What are the ethical issues? Researchers can screen embryos for a wider array of conditions, but they stress there are no guarantees.

By Pesach Benson, United With Israel

Until now, embryos conceived through in vitro fertilization could be screened for a limited number of rare genetic diseases, such as Tay-Sachs and cystic fibrosis.

However, new advances make it possible to screen for the likelihood of a wider array of diseases such as cancer, diabetes, heart disease and psychiatric disorders such as schizophrenia.

As part of the IVF cycle, women may have several eggs removed simultaneously to be fertilized in a laboratory. When parents have family histories for certain problematic genetic conditions, the embryos can be screened and ranked for the likelihood of carrying those diseases.

Doctors can advise prospective parents which embryos to choose before implanting them in the mother. Unused embryos can be frozen and saved for future treatment if necessary. That’s the simple story behind an average of 500,000 IVF babies delivered every year.

However, one key question needs addressing: Can screening actually reduce the probability that an embryo will develop one of those diseases?

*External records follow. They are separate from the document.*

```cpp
__global__ __launch_bounds__(256) void resample_kernel(const float* __restrict__ x, long long n_in, int up, int down,
                                                       const float* __restrict__ h, int half, float* __restrict__ y,
                                                       long long n_out) {
  extern __shared__ float hs[];
  const int ntaps = 2 * half + 1;
  for (int i = threadIdx.x; i < ntaps; i += 256) hs[i] = h[i];
  __syncthreads();
  const long long k = (long long)blockIdx.x * 256 + threadIdx.x;
  if (k >= n_out) return;
  y[k] = resample_sample(x, n_in, up, down, hs, half, k);
}

int launch_resample(const float* x, long long n_in, int up, int down, const float* taps, int half_len, float* y,
                    long long n_out, hipStream_t stream) {
  if (n_in <= 0 || n_out <= 0) return SS_OK;
  if (up <= 0 || down <= 0 || half_len < 0) return SS_ERR_ARG;
  const size_t lds = (size_t)(2 * half_len + 1) * sizeof(float);
  if (lds > 64 * 1024) return SS_ERR_ARG;
  hipLaunchKernelGGL(resample_kernel, dim3((unsigned)((n_out + 255) / 256)), dim3(256), lds, stream, x, n_in, up, down,
                     taps, half_len, y, n_out);
  SS_LAUNCH_CHECK();
  return SS_OK;
}

constexpr size_t FBANK_ROW_LDS = (2 * NFFT + 2 * (NFFT / 2) + 4) * sizeof(float);
constexpr size_t WG_LDS = 64 * 1024;
constexpr int FBANK_SR_MAX_HALF = (int)(((WG_LDS - FBANK_ROW_LDS) / sizeof(float) - 1) / 2);

__global__ __launch_bounds__(256) void fbank_cmvn_sr_kernel(const FbankSrSeg* __restrict__ segs, float pcm_scale,
                                                            const float* __restrict__ window, const float* __restrict__ melw,
                                                            const float* __restrict__ cmvn_mean,
                                                            const float* __restrict__ cmvn_std) {
  extern __shared__ float hs[];
  const FbankSrSeg sg = segs[blockIdx.y];
  if ((int)blockIdx.x >= sg.n_rows) return;
  const int t = threadIdx.x;
  const long long k0 = (long long)(sg.first + (int)blockIdx.x) * SHIFT + t;
  float v0, v1 = 0.f;
  if (sg.up == sg.down) {
    v0 = sg.pcm[k0];
    if (t + 256 < WIN) v1 = sg.pcm[k0 + 256];
  } else {
    const int ntaps = 2 * sg.half + 1;
    for (int i = t; i < ntaps; i += 256) hs[i] = sg.taps[i];
    __syncthreads();
    v0 = resample_sample(sg.pcm, sg.n_in, sg.up, sg.down, hs, sg.half, k0);
    if (t + 256 < WIN) v1 = resample_sample(sg.pcm, sg.n_in, sg.up, sg.down, hs, sg.half, k0 + 256);
  }
  fbank_row(v0, v1, pcm_scale, window, melw, cmvn_mean, cmvn_std, sg.feat + (size_t)blockIdx.x * NMEL);
}

int fbank_sr_rows(long long n_in, int up, int down, int half_len, int* n_rows, int* n_final) {
  if (n_in < 0 || up < 1 || down < 1 || half_len < 0) return SS_ERR_ARG;
  if (half_len > FBANK_SR_MAX_HALF) return SS_ERR_ARG;
  if (n_in > (long long)0x7fffffff || n_in * up > (long long)0x7fffffff * down) return SS_ERR_ARG;
  const long long n16 = (n_in * up + down - 1) / down;
  const long long rows = n16 < WIN ? 0 : 1 + (n16 - WIN) / SHIFT;
  const long long top = n_in * up - 1 - half_len;
  long long fin = 0;
  if (top >= 0) {
    const long long kmax = top / down;
    if (kmax >= WIN - 1) fin = 1 + (kmax - (WIN - 1)) / SHIFT;
  }
  if (fin > rows) fin = rows;
  if (n_rows) *n_rows = (int)rows;
  if (n_final) *n_final = (int)fin;
  return SS_OK;
}

int launch_fbank_cmvn_sr(const FbankSrSeg* segs, int nseg, int max_rows, int max_taps, float pcm_scale, const float* window,
                         const float* melw, const float* cmvn_mean, const float* cmvn_std, hipStream_t stream) {
  if (nseg <= 0 || max_rows <= 0) return SS_OK;
  if (max_taps < 0 || max_taps > 2 * FBANK_SR_MAX_HALF + 1) return SS_ERR_ARG;
  const size_t lds = (size_t)max_taps * sizeof(float);
  hipLaunchKernelGGL(fbank_cmvn_sr_kernel, dim3(max_rows, nseg), dim3(256), lds, stream, segs, pcm_scale, window, melw, cmvn_mean,
                     cmvn_std);
  SS_LAUNCH_CHECK();
  return SS_OK;
}

}
```

### streamspeech_amd/csrc/fbank.hpp

```cpp
#pragma once
#include <math.h>

#include "common.hpp"

namespace ss {

int launch_fbank_cmvn(const float* pcm, int n_samples, float pcm_scale, const float* window,
                      const float* melw, const float* cmvn_mean, const float* cmvn_std, float* feat,
                      int* n_frames, hipStream_t stream);

int launch_fbank_cmvn_batch(const float* pcm, float pcm_scale, const float* window, const float* melw,
                            const float* cmvn_mean, const float* cmvn_std, float* feat, const int* segs, int nseg,
                            int max_frames, hipStream_t stream);

int launch_fbank_cmvn_ptrs(const float* const* pcm_ptrs, float* const* feat_ptrs, float pcm_scale, const float* window,
                           const float* melw, const float* cmvn_mean, const float* cmvn_std, const int* segs, int nseg,
                           int max_frames, hipStream_t stream);

int launch_cmvn_rows(const float* in, long long rows, const float* cmvn_mean, const float* cmvn_std, float* out, hipStream_t stream);

int launch_resample(const float* x, long long n_in, int up, int down, const float* taps, int half_len, float* y,
                    long long n_out, hipStream_t stream);

template <class X>
__host__ __device__ __forceinline__ float resample_sample(X x, long long n_in, int up, int down, const float* hs, int half,
                                                          long long k) {
  const long long c = k * down;
  long long m_lo = c - half;
  m_lo = m_lo <= 0 ? 0 : (m_lo + up - 1) / up;
  long long m_hi = (c + half) / up;
  if (m_hi > n_in - 1) m_hi = n_in - 1;
  float acc = 0.f;
  for (long long m = m_lo; m <= m_hi; ++m) acc = fmaf(x[m], hs[half + (int)(c - m * up)], acc);
  return acc;
}

struct FbankSrSeg {
  const float* pcm;
  const float* taps;
  float* feat;
  int n_in, up, down, half, first, n_rows;
};

int fbank_sr_rows(long long n_in, int up, int down, int half_len, int* n_rows, int* n_final);

int launch_fbank_cmvn_sr(const FbankSrSeg* segs, int nseg, int max_rows, int max_taps, float pcm_scale, const float* window,
                         const float* melw, const float* cmvn_mean, const float* cmvn_std, hipStream_t stream);

}
```

### streamspeech_amd/csrc/model.hip

```cpp
#include "model_internal.hpp"
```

That was the focus of a statistical analysis by a team of researchers led by Hebrew University Professors Shai Carmi and Or Zuk, along with Professor Todd Lencz at New York’s Feinstein Institutes for Medical Research. Their findings were published Tuesday in eLife.

For decades, couples whose offspring were at risk of developing a devastating childhood disease had the option to screen the genetic makeup of their embryos. In those cases, only a single mutation on a specific gene is responsible for the disease, and consequently, these diseases are known as monogenic.

However, most adult diseases are not monogenic, but rather polygenic – affected by a large number, sometimes thousands, of different genes and variants, each having a small effect on the risk of developing a particular disease.

Polygenic risk scores combine genetic variants in these numerous genes to estimate the risk of an individual. By now, already one company is taking advantage of polygenic risk scores to offer screening of embryos for polygenic diseases.

The Hebrew University and Feinstein Institute researchers analyzed scenarios where parents were provided with the risk scores of their embryos for one given disease. These parents were then faced with two selection strategies: to eliminate embryos with a particularly high score for an undesirable disease and then randomly choose one of the remaining embryos for implantation, or to simply select the embryo with the lowest predicted risk score.

The first strategy eliminates some ethical issues, because no single embryo is selected as the “best” of the group. However, the researchers showed this choice did not substantially reduce the risk of developing a disease. In fact, they found it was much better to select the embryo with the lowest risk score.

The team’s statistical analysis was further confirmed when they ran simulations for “virtual parents” based on real genomes from studies of Crohn’s disease and schizophrenia. The researchers stressed that screening embryos based on polygenic scores does not offer any guarantees about the health of the baby; it only reduces the risk.

Moreover, the achieved risk reduction may be smaller than expected — it depends on several factors such as the specific disease being screened, the ancestry of the parents, and their age.

“Given the complexities, we urge all stakeholders—clinicians, IVF patients, prospective parents, professional societies, and lawmakers—to keep our study results in mind and carefully consider the limitations of polygenic embryo screening, along with its ethical, legal, and social implications,” Carmi suggested.

“Overall, it’s imperative that the debate on polygenic embryo screening be a well-informed one,” concluded Carmi.

The scientists see their research going forward in two major directions. “The first will involve interviews with parents and clinicians to better understand their views on the use of risk scores when selecting embryos. The second is to consider the possibilities and outcomes when parents screen their embryos for more than one disease,” Lencz said.